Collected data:
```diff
@@ -4088,22 +4114,23 @@
         "subc.cc.u32 t6, %14, %22;\n\t"
         "subc.cc.u32 t7, %15, %23;\n\t"
         "subc.u32 bw, 0x00000000, 0x00000000;\n\t"
-        "and.b32 q0, bw, 0xb0f9fa8e;\n\t"
-        "and.b32 q1, bw, 0x7841182d;\n\t"
-        "and.b32 q2, bw, 0xd0e3951a;\n\t"
-        "and.b32 q3, bw, 0x2f02d522;\n\t"
-        "and.b32 q4, bw, 0x0302b0bb;\n\t"
-        "and.b32 q5, bw, 0x70a08b6d;\n\t"
-        "and.b32 q6, bw, 0xc2634053;\n\t"
-        "and.b32 q7, bw, 0x60c89ce5;\n\t"
-        "add.cc.u32 %0, t0, q0;\n\t"
-        "addc.cc.u32 %1, t1, q1;\n\t"
-        "addc.cc.u32 %2, t2, q2;\n\t"
-        "addc.cc.u32 %3, t3, q3;\n\t"
-        "addc.cc.u32 %4, t4, q4;\n\t"
-        "addc.cc.u32 %5, t5, q5;\n\t"
-        "addc.cc.u32 %6, t6, q6;\n\t"
-        "addc.u32 %7, t7, q7;\n\t"
+        "setp.ne.u32 pz, bw, 0;\n\t"
+        "@pz add.cc.u32 t0, t0, 0xb0f9fa8e;\n\t"
+        "@pz addc.cc.u32 t1, t1, 0x7841182d;\n\t"
+        "@pz addc.cc.u32 t2, t2, 0xd0e3951a;\n\t"
+        "@pz addc.cc.u32 t3, t3, 0x2f02d522;\n\t"
+        "@pz addc.cc.u32 t4, t4, 0x0302b0bb;\n\t"
+        "@pz addc.cc.u32 t5, t5, 0x70a08b6d;\n\t"
+        "@pz addc.cc.u32 t6, t6, 0xc2634053;\n\t"
+        "@pz addc.u32 t7, t7, 0x60c89ce5;\n\t"
+        "mov.u32 %0, t0;\n\t"
+        "mov.u32 %1, t1;\n\t"
+        "mov.u32 %2, t2;\n\t"
+        "mov.u32 %3, t3;\n\t"
+        "mov.u32 %4, t4;\n\t"
+        "mov.u32 %5, t5;\n\t"
+        "mov.u32 %6, t6;\n\t"
+        "mov.u32 %7, t7;\n\t"
         "}\n\t"
         : "=r"(r[0]), "=r"(r[1]), "=r"(r[2]), "=r"(r[3]), "=r"(r[4]), "=r"(r[5]), "=r"(r[6]), "=r"(r[7])
         : "r"(a[0]), "r"(a[1]), "r"(a[2]), "r"(a[3]), "r"(a[4]), "r"(a[5]), "r"(a[6]), "r"(a[7]), "r"(b[0]), "r"(b[1]), "r"(b[2]), "r"(b[3]), "r"(b[4]), "r"(b[5]), "r"(b[6]), "r"(b[7]));
@@ -4143,3 +4170,29 @@
         : "=r"(r[0]), "=r"(r[1]), "=r"(r[2]), "=r"(r[3]), "=r"(r[4]), "=r"(r[5]), "=r"(r[6]), "=r"(r[7])
         : "r"(a[0]), "r"(a[1]), "r"(a[2]), "r"(a[3]), "r"(a[4]), "r"(a[5]), "r"(a[6]), "r"(a[7]));
 }
+
+__device__ __forceinline__ void fq_cneg_asm(uint32_t (&r)[8], const uint32_t (&a)[8], uint32_t f) {
+    asm(
+        "{\n\t"
+        ".reg .pred pz;\n\t"
+        "mov.u32 %0, %8;\n\t"
+        "mov.u32 %1, %9;\n\t"
+        "mov.u32 %2, %10;\n\t"
+        "mov.u32 %3, %11;\n\t"
+        "mov.u32 %4, %12;\n\t"
+        "mov.u32 %5, %13;\n\t"
+        "mov.u32 %6, %14;\n\t"
+        "mov.u32 %7, %15;\n\t"
+        "setp.ne.u32 pz, %16, 0;\n\t"
+        "@pz sub.cc.u32 %0, 0xd87cfd47, %0;\n\t"
+        "@pz subc.cc.u32 %1, 0x3c208c16, %1;\n\t"
+        "@pz subc.cc.u32 %2, 0x6871ca8d, %2;\n\t"
+        "@pz subc.cc.u32 %3, 0x97816a91, %3;\n\t"
+        "@pz subc.cc.u32 %4, 0x8181585d, %4;\n\t"
+        "@pz subc.cc.u32 %5, 0xb85045b6, %5;\n\t"
+        "@pz subc.cc.u32 %6, 0xe131a029, %6;\n\t"
+        "@pz subc.u32 %7, 0x30644e72, %7;\n\t"
+        "}\n\t"
+        : "=r"(r[0]), "=r"(r[1]), "=r"(r[2]), "=r"(r[3]), "=r"(r[4]), "=r"(r[5]), "=r"(r[6]), "=r"(r[7])
+        : "r"(a[0]), "r"(a[1]), "r"(a[2]), "r"(a[3]), "r"(a[4]), "r"(a[5]), "r"(a[6]), "r"(a[7]), "r"(f));
+}
diff --git a/halo2_scaffold_b200/csrc/msm.cu b/halo2_scaffold_b200/csrc/msm.cu
--- a/halo2_scaffold_b200/csrc/msm.cu
+++ b/halo2_scaffold_b200/csrc/msm.cu
@@ -560,7 +560,7 @@
     return S < SLICE_MIN ? SLICE_MIN : S;
 }
 
-__global__ void __launch_bounds__(256) msm_accumulate_kernel(MsmPlan pl, const uint4* __restrict__ tables, const uint32_t* __restrict__ offsets,
+__global__ void __launch_bounds__(256, 2) msm_accumulate_kernel(MsmPlan pl, const uint4* __restrict__ tables, const uint32_t* __restrict__ offsets,
                                                            const uint32_t* __restrict__ sorted, uint32_t* __restrict__ ctrl,
                                                            uint32_t* __restrict__ split_list, uint4* __restrict__ bucket_acc,
                                                            uint4* __restrict__ head_partial) {
@@ -584,12 +584,8 @@
     uint32_t e = sorted[start];
     Affine p = affine_load(tables + 4 * (size_t)(e & ~SIGN_BIT));
     for (uint32_t j = start; j < end; ++j) {
-        uint32_t e_next = 0;
-        Affine p_next = p;
-        if (j + 1 < end) {
-            e_next = sorted[j + 1];
-            p_next = affine_load(tables + 4 * (size_t)(e_next & ~SIGN_BIT));
-        }
+        const uint32_t e_next = sorted[j + 1 < end ? j + 1 : j];
+        const Affine p_next = affine_load(tables + 4 * (size_t)(e_next & ~SIGN_BIT));
         if (j == next) {
             if (head) xyzz_store(head_partial + 8 * (size_t)t, xyzz_canon(acc));
             else xyzz_store(bucket_acc + 8 * (size_t)b, xyzz_canon(acc));
```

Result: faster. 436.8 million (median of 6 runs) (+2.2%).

** WHAT YOU ARE ASKED TO DO **
Once you have read the entries, write them out again without altering a single character.

** TASK ANSWER **
```diff
@@ -4088,22 +4114,23 @@
         "subc.cc.u32 t6, %14, %22;\n\t"
         "subc.cc.u32 t7, %15, %23;\n\t"
         "subc.u32 bw, 0x00000000, 0x00000000;\n\t"
-        "and.b32 q0, bw, 0xb0f9fa8e;\n\t"
-        "and.b32 q1, bw, 0x7841182d;\n\t"
-        "and.b32 q2, bw, 0xd0e3951a;\n\t"
-        "and.b32 q3, bw, 0x2f02d522;\n\t"
-        "and.b32 q4, bw, 0x0302b0bb;\n\t"
-        "and.b32 q5, bw, 0x70a08b6d;\n\t"
-        "and.b32 q6, bw, 0xc2634053;\n\t"
-        "and.b32 q7, bw, 0x60c89ce5;\n\t"
-        "add.cc.u32 %0, t0, q0;\n\t"
-        "addc.cc.u32 %1, t1, q1;\n\t"
-        "addc.cc.u32 %2, t2, q2;\n\t"
-        "addc.cc.u32 %3, t3, q3;\n\t"
-        "addc.cc.u32 %4, t4, q4;\n\t"
-        "addc.cc.u32 %5, t5, q5;\n\t"
-        "addc.cc.u32 %6, t6, q6;\n\t"
-        "addc.u32 %7, t7, q7;\n\t"
+        "setp.ne.u32 pz, bw, 0;\n\t"
+        "@pz add.cc.u32 t0, t0, 0xb0f9fa8e;\n\t"
+        "@pz addc.cc.u32 t1, t1, 0x7841182d;\n\t"
+        "@pz addc.cc.u32 t2, t2, 0xd0e3951a;\n\t"
+        "@pz addc.cc.u32 t3, t3, 0x2f02d522;\n\t"
+        "@pz addc.cc.u32 t4, t4, 0x0302b0bb;\n\t"
+        "@pz addc.cc.u32 t5, t5, 0x70a08b6d;\n\t"
+        "@pz addc.cc.u32 t6, t6, 0xc2634053;\n\t"
+        "@pz addc.u32 t7, t7, 0x60c89ce5;\n\t"
+        "mov.u32 %0, t0;\n\t"
+        "mov.u32 %1, t1;\n\t"
+        "mov.u32 %2, t2;\n\t"
+        "mov.u32 %3, t3;\n\t"
+        "mov.u32 %4, t4;\n\t"
+        "mov.u32 %5, t5;\n\t"
+        "mov.u32 %6, t6;\n\t"
+        "mov.u32 %7, t7;\n\t"
         "}\n\t"
         : "=r"(r[0]), "=r"(r[1]), "=r"(r[2]), "=r"(r[3]), "=r"(r[4]), "=r"(r[5]), "=r"(r[6]), "=r"(r[7])
         : "r"(a[0]), "r"(a[1]), "r"(a[2]), "r"(a[3]), "r"(a[4]), "r"(a[5]), "r"(a[6]), "r"(a[7]), "r"(b[0]), "r"(b[1]), "r"(b[2]), "r"(b[3]), "r"(b[4]), "r"(b[5]), "r"(b[6]), "r"(b[7]));
@@ -4143,3 +4170,29 @@
         : "=r"(r[0]), "=r"(r[1]), "=r"(r[2]), "=r"(r[3]), "=r"(r[4]), "=r"(r[5]), "=r"(r[6]), "=r"(r[7])
         : "r"(a[0]), "r"(a[1]), "r"(a[2]), "r"(a[3]), "r"(a[4]), "r"(a[5]), "r"(a[6]), "r"(a[7]));
 }
+
+__device__ __forceinline__ void fq_cneg_asm(uint32_t (&r)[8], const uint32_t (&a)[8], uint32_t f) {
+    asm(
+        "{\n\t"
+        ".reg .pred pz;\n\t"
+        "mov.u32 %0, %8;\n\t"
+        "mov.u32 %1, %9;\n\t"
+        "mov.u32 %2, %10;\n\t"
+        "mov.u32 %3, %11;\n\t"
+        "mov.u32 %4, %12;\n\t"
+        "mov.u32 %5, %13;\n\t"
+        "mov.u32 %6, %14;\n\t"
+        "mov.u32 %7, %15;\n\t"
+        "setp.ne.u32 pz, %16, 0;\n\t"
+        "@pz sub.cc.u32 %0, 0xd87cfd47, %0;\n\t"
+        "@pz subc.cc.u32 %1, 0x3c208c16, %1;\n\t"
+        "@pz subc.cc.u32 %2, 0x6871ca8d, %2;\n\t"
+        "@pz subc.cc.u32 %3, 0x97816a91, %3;\n\t"
+        "@pz subc.cc.u32 %4, 0x8181585d, %4;\n\t"
+        "@pz subc.cc.u32 %5, 0xb85045b6, %5;\n\t"
+        "@pz subc.cc.u32 %6, 0xe131a029, %6;\n\t"
+        "@pz subc.u32 %7, 0x30644e72, %7;\n\t"
+        "}\n\t"
+        : "=r"(r[0]), "=r"(r[1]), "=r"(r[2]), "=r"(r[3]), "=r"(r[4]), "=r"(r[5]), "=r"(r[6]), "=r"(r[7])
+        : "r"(a[0]), "r"(a[1]), "r"(a[2]), "r"(a[3]), "r"(a[4]), "r"(a[5]), "r"(a[6]), "r"(a[7]), "r"(f));
+}
diff --git a/halo2_scaffold_b200/csrc/msm.cu b/halo2_scaffold_b200/csrc/msm.cu
--- a/halo2_scaffold_b200/csrc/msm.cu
+++ b/halo2_scaffold_b200/csrc/msm.cu
@@ -560,7 +560,7 @@
     return S < SLICE_MIN ? SLICE_MIN : S;
 }
 
-__global__ void __launch_bounds__(256) msm_accumulate_kernel(MsmPlan pl, const uint4* __restrict__ tables, const uint32_t* __restrict__ offsets,
+__global__ void __launch_bounds__(256, 2) msm_accumulate_kernel(MsmPlan pl, const uint4* __restrict__ tables, const uint32_t* __restrict__ offsets,
                                                            const uint32_t* __restrict__ sorted, uint32_t* __restrict__ ctrl,
                                                            uint32_t* __restrict__ split_list, uint4* __restrict__ bucket_acc,
                                                            uint4* __restrict__ head_partial) {
@@ -584,12 +584,8 @@
     uint32_t e = sorted[start];
     Affine p = affine_load(tables + 4 * (size_t)(e & ~SIGN_BIT));
     for (uint32_t j = start; j < end; ++j) {
-        uint32_t e_next = 0;
-        Affine p_next = p;
-        if (j + 1 < end) {
-            e_next = sorted[j + 1];
-            p_next = affine_load(tables + 4 * (size_t)(e_next & ~SIGN_BIT));
-        }
+        const uint32_t e_next = sorted[j + 1 < end ? j + 1 : j];
+        const Affine p_next = affine_load(tables + 4 * (size_t)(e_next & ~SIGN_BIT));
         if (j == next) {
             if (head) xyzz_store(head_partial + 8 * (size_t)t, xyzz_canon(acc));
             else xyzz_store(bucket_acc + 8 * (size_t)b, xyzz_canon(acc));
```

Result: faster. 436.8 million (median of 6 runs) (+2.2%).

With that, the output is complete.